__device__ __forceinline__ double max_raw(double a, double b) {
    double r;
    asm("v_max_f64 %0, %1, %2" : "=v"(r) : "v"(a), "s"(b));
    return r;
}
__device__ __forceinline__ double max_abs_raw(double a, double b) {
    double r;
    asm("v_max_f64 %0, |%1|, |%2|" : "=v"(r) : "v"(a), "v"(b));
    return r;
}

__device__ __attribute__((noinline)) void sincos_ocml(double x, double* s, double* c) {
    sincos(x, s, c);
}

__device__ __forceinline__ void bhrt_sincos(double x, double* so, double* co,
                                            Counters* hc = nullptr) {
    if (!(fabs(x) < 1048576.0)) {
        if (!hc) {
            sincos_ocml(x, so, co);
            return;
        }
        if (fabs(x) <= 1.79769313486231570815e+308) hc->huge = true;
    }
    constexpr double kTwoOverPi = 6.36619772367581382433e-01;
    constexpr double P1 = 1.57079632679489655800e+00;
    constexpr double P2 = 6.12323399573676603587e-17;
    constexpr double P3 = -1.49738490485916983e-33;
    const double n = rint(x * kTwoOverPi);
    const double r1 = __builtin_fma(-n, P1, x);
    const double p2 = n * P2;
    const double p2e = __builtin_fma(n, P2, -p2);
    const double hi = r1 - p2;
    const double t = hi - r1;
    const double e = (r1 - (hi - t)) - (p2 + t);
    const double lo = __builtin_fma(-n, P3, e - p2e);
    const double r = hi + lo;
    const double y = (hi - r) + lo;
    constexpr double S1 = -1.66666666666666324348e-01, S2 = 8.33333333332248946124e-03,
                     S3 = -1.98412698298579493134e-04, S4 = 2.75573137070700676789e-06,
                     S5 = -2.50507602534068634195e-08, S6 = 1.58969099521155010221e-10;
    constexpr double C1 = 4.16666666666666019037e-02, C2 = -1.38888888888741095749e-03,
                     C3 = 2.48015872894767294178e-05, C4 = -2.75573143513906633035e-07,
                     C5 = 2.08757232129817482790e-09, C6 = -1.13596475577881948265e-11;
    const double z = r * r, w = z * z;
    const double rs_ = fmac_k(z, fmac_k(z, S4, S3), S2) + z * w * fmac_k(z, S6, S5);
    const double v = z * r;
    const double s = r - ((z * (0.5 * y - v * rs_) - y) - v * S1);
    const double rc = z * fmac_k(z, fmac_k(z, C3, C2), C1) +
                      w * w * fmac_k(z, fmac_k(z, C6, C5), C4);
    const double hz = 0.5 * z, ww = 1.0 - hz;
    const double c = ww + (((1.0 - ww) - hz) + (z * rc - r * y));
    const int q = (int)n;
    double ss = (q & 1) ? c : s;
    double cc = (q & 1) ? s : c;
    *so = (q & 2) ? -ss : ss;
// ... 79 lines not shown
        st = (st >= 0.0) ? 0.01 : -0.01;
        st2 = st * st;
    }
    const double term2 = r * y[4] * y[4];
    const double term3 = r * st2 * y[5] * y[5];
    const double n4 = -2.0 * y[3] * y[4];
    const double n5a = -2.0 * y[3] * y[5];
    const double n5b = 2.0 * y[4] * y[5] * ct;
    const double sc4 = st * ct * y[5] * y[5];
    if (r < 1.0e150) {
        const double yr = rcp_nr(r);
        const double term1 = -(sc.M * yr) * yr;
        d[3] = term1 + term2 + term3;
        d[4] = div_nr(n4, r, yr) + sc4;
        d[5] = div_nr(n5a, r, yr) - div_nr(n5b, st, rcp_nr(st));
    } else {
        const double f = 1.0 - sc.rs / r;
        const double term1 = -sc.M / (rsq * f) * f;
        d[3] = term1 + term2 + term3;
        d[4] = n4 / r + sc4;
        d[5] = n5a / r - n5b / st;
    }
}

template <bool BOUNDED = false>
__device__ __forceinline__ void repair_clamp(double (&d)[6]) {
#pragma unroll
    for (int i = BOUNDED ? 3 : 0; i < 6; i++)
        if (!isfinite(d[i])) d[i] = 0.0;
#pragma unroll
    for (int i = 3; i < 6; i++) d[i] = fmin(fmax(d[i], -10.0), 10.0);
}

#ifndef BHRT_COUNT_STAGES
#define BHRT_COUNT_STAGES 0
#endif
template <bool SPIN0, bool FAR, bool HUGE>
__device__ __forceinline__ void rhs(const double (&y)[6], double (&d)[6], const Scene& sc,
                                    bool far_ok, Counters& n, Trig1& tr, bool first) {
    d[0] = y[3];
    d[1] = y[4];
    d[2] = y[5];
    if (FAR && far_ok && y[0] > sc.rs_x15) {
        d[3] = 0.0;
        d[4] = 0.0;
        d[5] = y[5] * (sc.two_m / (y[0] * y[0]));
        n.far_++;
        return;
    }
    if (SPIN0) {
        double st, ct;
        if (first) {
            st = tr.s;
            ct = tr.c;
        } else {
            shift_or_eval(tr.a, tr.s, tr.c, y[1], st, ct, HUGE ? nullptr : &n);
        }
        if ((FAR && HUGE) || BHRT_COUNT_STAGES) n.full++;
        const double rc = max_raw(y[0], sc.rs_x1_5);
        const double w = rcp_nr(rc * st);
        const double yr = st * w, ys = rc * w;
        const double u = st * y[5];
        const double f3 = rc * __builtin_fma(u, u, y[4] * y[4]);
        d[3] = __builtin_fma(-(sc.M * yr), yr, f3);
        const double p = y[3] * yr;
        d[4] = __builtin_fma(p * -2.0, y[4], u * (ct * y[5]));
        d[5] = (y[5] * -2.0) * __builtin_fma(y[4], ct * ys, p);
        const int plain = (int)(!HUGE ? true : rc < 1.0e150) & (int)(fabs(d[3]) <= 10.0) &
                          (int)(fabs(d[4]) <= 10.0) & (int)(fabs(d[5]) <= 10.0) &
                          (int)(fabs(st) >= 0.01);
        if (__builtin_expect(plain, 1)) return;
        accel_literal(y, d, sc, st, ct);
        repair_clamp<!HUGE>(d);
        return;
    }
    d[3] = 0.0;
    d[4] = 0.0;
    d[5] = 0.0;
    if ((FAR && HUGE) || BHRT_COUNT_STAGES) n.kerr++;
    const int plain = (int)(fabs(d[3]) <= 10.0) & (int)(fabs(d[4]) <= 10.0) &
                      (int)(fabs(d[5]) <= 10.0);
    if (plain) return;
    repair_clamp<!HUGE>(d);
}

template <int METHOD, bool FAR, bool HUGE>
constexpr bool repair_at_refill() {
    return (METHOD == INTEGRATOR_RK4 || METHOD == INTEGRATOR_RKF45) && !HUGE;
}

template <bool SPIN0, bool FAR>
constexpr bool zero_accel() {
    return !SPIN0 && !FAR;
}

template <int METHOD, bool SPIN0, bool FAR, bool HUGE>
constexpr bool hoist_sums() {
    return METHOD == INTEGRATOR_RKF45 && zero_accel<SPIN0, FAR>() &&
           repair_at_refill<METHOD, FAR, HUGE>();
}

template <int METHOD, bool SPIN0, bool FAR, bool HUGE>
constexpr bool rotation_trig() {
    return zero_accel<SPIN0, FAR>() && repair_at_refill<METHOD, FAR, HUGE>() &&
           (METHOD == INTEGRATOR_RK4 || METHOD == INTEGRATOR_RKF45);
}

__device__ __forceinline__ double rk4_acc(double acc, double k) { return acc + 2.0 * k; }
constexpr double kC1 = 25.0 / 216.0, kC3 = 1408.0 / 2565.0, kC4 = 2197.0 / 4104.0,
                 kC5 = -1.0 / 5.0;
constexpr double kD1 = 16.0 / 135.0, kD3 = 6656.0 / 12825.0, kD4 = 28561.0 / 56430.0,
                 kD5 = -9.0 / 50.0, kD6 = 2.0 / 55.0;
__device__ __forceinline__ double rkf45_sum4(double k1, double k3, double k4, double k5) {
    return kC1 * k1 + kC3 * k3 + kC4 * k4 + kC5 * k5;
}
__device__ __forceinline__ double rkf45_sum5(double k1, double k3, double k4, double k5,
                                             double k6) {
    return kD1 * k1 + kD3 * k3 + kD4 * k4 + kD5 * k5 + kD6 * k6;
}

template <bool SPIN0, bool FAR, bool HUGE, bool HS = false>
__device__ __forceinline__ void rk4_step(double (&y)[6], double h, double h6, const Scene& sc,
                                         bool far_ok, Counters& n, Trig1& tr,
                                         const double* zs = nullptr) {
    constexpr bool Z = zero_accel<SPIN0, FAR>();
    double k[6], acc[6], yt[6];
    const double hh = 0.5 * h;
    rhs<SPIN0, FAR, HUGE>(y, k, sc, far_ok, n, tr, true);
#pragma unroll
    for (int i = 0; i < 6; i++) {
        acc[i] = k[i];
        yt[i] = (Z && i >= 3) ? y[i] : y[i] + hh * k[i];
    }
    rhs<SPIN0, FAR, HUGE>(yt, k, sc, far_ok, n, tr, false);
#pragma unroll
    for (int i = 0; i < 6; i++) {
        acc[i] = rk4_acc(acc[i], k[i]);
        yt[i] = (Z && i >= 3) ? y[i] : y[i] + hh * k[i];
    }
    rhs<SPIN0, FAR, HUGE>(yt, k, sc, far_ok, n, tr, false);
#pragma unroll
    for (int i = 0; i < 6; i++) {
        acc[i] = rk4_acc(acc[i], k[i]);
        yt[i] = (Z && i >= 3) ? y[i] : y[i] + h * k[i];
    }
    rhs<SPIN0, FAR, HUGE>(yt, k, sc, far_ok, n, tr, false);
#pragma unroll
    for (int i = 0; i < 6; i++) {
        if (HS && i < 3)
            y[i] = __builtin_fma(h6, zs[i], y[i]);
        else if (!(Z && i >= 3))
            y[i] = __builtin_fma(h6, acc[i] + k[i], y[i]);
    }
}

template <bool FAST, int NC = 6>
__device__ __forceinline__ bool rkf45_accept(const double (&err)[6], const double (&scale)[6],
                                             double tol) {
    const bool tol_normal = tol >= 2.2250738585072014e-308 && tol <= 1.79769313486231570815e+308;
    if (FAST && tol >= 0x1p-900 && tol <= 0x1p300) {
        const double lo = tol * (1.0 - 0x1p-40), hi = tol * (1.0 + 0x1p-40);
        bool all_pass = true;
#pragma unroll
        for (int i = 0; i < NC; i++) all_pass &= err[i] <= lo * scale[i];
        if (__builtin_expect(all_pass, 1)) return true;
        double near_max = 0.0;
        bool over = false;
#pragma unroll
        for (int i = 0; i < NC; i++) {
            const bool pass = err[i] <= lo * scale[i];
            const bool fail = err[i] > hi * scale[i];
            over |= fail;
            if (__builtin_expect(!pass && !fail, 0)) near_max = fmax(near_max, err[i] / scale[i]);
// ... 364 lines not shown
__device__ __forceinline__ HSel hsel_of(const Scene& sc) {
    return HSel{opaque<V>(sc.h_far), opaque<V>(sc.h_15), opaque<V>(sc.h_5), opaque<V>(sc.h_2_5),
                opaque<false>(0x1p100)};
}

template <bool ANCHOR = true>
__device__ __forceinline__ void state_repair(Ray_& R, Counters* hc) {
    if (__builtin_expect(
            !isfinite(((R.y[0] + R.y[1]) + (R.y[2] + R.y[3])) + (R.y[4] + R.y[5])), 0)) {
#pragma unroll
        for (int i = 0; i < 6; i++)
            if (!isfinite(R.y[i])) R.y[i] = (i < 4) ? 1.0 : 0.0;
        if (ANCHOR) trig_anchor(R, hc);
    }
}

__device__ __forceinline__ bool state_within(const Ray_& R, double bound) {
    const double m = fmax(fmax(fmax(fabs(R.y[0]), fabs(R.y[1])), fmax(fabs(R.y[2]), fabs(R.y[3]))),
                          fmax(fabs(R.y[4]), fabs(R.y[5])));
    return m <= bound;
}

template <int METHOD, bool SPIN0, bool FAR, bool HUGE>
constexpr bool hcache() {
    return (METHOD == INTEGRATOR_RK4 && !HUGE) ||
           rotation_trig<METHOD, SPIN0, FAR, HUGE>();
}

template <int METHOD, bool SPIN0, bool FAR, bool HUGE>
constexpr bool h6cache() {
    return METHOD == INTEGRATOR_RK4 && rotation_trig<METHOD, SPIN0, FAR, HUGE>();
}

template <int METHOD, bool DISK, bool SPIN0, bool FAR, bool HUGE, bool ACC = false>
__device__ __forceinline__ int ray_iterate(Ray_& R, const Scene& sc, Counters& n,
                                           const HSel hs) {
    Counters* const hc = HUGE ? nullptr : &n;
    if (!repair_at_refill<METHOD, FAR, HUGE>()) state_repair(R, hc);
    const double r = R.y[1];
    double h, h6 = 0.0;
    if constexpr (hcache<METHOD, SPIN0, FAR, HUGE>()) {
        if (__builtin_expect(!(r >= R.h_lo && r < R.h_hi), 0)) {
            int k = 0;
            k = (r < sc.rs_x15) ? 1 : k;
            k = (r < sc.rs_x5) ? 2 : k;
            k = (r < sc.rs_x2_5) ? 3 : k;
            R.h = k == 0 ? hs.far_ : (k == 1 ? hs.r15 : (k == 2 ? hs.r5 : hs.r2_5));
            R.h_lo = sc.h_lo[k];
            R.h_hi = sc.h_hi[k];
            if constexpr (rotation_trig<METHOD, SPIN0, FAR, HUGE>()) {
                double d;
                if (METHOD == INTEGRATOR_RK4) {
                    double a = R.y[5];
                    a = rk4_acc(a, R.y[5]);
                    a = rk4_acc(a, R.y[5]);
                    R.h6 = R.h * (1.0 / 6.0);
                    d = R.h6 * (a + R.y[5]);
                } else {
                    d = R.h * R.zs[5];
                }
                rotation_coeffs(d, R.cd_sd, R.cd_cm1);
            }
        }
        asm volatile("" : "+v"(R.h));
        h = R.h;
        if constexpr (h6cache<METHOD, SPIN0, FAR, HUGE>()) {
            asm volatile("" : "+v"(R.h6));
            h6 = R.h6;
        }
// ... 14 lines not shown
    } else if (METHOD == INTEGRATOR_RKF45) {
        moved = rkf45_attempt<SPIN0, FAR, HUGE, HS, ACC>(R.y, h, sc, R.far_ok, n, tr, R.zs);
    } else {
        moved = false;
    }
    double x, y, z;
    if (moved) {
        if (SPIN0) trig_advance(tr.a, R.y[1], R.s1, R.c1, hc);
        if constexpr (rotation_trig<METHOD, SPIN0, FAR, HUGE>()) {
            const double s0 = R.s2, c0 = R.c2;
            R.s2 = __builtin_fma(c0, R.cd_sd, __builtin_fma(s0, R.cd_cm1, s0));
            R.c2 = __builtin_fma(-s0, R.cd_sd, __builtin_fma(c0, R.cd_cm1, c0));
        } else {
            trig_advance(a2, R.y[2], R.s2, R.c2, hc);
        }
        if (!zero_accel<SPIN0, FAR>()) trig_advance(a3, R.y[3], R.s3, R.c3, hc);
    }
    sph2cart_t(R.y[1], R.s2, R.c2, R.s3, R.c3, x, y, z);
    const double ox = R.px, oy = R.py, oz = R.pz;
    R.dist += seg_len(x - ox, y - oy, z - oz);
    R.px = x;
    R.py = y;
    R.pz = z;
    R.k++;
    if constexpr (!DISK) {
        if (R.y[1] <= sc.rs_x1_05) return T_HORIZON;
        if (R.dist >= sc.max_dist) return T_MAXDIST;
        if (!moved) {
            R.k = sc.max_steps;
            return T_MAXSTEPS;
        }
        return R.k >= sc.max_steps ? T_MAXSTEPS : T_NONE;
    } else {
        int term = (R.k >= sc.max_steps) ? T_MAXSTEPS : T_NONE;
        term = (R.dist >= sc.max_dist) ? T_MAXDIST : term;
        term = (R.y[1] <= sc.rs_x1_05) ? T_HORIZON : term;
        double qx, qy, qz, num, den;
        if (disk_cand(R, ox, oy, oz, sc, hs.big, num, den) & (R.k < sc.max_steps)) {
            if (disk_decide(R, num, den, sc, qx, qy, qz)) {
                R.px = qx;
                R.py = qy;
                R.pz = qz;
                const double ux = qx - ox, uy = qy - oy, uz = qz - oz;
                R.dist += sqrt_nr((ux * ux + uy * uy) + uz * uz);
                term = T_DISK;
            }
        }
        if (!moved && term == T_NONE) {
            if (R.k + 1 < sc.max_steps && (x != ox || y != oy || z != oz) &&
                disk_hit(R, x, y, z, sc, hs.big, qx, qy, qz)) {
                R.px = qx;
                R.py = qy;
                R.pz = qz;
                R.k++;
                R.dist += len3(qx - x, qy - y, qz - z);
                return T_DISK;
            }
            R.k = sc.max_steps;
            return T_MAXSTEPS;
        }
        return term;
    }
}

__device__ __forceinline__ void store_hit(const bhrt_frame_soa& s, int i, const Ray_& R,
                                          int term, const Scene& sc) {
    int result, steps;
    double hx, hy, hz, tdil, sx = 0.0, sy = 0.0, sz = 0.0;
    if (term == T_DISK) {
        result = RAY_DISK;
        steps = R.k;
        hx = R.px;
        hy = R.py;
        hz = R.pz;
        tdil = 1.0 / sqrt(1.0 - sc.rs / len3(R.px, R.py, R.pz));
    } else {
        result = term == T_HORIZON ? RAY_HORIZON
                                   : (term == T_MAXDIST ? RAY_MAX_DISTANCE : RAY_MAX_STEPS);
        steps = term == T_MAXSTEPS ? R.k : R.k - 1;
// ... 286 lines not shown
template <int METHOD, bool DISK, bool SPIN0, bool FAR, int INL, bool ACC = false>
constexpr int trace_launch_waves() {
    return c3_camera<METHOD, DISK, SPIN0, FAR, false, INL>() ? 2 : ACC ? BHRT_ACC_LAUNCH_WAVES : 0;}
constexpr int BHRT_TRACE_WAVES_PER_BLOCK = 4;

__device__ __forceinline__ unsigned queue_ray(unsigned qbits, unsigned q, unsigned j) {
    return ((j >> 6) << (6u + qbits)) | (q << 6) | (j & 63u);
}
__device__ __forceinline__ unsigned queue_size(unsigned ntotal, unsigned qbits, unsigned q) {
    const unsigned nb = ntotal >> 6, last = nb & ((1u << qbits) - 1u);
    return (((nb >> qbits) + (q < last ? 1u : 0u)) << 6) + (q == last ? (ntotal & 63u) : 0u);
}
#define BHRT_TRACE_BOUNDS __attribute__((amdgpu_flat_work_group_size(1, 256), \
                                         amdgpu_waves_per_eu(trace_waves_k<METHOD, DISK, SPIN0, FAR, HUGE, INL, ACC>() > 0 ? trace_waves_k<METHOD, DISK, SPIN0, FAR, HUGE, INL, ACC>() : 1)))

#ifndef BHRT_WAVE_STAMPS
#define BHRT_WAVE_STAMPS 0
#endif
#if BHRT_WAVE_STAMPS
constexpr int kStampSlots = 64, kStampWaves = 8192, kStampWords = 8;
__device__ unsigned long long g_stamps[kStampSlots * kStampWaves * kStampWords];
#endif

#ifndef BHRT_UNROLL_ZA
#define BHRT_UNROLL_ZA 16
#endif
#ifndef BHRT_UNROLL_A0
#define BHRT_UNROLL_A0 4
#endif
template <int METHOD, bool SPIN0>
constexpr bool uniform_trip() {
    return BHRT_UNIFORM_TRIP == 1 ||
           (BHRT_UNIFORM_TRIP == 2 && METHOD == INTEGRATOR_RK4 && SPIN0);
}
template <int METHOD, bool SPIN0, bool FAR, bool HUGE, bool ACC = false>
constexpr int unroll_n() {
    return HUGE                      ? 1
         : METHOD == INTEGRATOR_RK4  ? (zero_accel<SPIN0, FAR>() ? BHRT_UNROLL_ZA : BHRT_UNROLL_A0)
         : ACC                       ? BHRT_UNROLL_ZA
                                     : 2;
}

[What you are asked to do] Your answer should be the lines of the listing above between the line holding "if (SPIN0) trig_advance(tr.a, R.y[1], R.s1, R.c1, hc);" and the line holding "if (disk_cand(R, ox, oy, oz, sc, hs.big, num, den)", inclusive, restated word for word and alone.

[Answer section]
        if (SPIN0) trig_advance(tr.a, R.y[1], R.s1, R.c1, hc);
        if constexpr (rotation_trig<METHOD, SPIN0, FAR, HUGE>()) {
            const double s0 = R.s2, c0 = R.c2;
            R.s2 = __builtin_fma(c0, R.cd_sd, __builtin_fma(s0, R.cd_cm1, s0));
            R.c2 = __builtin_fma(-s0, R.cd_sd, __builtin_fma(c0, R.cd_cm1, c0));
        } else {
            trig_advance(a2, R.y[2], R.s2, R.c2, hc);
        }
        if (!zero_accel<SPIN0, FAR>()) trig_advance(a3, R.y[3], R.s3, R.c3, hc);
    }
    sph2cart_t(R.y[1], R.s2, R.c2, R.s3, R.c3, x, y, z);
    const double ox = R.px, oy = R.py, oz = R.pz;
    R.dist += seg_len(x - ox, y - oy, z - oz);
    R.px = x;
    R.py = y;
    R.pz = z;
    R.k++;
    if constexpr (!DISK) {
        if (R.y[1] <= sc.rs_x1_05) return T_HORIZON;
        if (R.dist >= sc.max_dist) return T_MAXDIST;
        if (!moved) {
            R.k = sc.max_steps;
            return T_MAXSTEPS;
        }
        return R.k >= sc.max_steps ? T_MAXSTEPS : T_NONE;
    } else {
        int term = (R.k >= sc.max_steps) ? T_MAXSTEPS : T_NONE;
        term = (R.dist >= sc.max_dist) ? T_MAXDIST : term;
        term = (R.y[1] <= sc.rs_x1_05) ? T_HORIZON : term;
        double qx, qy, qz, num, den;
        if (disk_cand(R, ox, oy, oz, sc, hs.big, num, den) & (R.k < sc.max_steps)) {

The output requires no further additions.